----- LISTED ENTRIES -----
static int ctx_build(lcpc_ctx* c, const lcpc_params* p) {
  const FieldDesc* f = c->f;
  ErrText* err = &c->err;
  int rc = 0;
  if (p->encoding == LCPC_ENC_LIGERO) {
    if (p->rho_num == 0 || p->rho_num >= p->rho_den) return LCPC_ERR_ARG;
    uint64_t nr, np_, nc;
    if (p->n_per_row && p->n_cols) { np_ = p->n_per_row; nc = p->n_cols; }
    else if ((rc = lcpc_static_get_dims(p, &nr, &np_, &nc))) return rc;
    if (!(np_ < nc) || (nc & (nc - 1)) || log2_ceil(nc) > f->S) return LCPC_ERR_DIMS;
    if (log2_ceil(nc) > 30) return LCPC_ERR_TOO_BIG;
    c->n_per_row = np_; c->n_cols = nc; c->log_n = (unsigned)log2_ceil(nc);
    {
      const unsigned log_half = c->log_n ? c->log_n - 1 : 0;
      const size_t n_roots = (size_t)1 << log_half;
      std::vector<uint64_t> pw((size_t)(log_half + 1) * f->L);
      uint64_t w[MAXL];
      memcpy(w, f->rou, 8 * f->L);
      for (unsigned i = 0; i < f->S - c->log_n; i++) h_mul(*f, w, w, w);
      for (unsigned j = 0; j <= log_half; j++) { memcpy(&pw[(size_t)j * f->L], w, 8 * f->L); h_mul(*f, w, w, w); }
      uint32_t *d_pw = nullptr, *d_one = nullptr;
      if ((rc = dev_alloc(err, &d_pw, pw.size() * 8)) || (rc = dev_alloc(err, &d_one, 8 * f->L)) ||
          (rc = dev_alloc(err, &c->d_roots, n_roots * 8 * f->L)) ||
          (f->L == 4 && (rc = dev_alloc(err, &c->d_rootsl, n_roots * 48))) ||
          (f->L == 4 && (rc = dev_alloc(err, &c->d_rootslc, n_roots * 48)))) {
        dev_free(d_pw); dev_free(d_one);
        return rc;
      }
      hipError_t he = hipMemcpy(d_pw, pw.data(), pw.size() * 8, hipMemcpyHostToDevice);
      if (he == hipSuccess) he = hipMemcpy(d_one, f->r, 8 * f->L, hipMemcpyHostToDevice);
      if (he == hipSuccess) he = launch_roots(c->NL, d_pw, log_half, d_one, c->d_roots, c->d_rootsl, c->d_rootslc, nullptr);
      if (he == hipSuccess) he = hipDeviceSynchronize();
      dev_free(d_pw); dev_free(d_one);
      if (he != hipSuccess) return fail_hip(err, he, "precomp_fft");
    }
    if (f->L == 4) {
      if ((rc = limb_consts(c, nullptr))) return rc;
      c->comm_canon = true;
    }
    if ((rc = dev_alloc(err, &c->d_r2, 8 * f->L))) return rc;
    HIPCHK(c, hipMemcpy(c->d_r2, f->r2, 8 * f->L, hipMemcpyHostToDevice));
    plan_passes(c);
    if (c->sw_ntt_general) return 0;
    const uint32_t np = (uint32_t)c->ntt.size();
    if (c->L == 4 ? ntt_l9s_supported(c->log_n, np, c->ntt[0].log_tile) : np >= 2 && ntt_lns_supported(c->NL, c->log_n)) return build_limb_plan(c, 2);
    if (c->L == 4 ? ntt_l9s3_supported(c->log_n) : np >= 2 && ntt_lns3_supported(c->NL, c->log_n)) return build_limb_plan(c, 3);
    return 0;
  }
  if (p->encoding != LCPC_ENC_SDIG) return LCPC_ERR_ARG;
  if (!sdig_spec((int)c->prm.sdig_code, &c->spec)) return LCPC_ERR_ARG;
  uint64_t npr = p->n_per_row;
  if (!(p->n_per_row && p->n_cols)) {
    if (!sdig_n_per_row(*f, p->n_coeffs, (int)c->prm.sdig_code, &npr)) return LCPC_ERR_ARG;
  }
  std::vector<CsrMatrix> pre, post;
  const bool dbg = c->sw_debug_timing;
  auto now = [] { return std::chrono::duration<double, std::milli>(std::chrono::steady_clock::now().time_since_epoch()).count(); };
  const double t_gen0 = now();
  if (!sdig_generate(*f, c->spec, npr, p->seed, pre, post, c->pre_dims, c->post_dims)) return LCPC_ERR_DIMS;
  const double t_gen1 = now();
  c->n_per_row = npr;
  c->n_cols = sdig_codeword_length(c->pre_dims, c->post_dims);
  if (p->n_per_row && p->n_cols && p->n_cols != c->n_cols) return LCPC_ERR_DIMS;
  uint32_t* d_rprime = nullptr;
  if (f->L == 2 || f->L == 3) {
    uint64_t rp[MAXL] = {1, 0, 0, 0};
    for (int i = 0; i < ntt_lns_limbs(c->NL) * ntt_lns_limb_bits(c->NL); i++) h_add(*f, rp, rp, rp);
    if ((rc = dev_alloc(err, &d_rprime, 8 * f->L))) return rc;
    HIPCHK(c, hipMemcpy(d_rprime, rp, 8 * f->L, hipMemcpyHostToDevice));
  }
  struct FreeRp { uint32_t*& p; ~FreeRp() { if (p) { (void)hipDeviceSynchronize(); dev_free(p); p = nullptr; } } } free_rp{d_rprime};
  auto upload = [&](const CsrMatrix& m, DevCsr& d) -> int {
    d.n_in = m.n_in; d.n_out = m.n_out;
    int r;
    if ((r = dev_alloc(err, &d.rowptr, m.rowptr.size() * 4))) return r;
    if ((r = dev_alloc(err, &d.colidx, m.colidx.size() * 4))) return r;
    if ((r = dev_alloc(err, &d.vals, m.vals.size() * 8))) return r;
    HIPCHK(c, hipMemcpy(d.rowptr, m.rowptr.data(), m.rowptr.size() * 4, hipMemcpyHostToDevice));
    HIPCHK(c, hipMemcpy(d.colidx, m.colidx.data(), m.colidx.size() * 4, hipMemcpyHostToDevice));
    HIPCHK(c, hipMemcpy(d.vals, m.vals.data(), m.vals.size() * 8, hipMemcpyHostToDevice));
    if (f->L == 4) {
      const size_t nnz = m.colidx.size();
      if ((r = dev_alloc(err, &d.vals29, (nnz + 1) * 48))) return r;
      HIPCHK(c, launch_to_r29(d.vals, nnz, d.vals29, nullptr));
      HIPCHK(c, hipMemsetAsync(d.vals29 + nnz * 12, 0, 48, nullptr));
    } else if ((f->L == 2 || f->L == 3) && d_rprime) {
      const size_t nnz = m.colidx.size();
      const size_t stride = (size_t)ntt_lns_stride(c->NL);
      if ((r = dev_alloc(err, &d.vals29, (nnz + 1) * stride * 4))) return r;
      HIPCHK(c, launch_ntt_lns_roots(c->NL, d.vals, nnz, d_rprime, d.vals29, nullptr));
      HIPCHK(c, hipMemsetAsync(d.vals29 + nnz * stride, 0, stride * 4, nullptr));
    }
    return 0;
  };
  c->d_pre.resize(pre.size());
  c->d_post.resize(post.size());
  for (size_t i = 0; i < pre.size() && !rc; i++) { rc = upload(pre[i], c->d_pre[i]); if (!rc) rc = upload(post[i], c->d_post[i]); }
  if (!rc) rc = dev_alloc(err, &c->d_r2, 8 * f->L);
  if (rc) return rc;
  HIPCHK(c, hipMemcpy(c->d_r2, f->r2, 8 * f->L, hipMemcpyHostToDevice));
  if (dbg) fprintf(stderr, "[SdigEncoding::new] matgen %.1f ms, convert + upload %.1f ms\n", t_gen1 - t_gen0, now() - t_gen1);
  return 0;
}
-----
EXERCISE BRIEF – A single number is the whole answer: the tally of lines above that contain "hipSuccess".

ANSWER SECTION – 4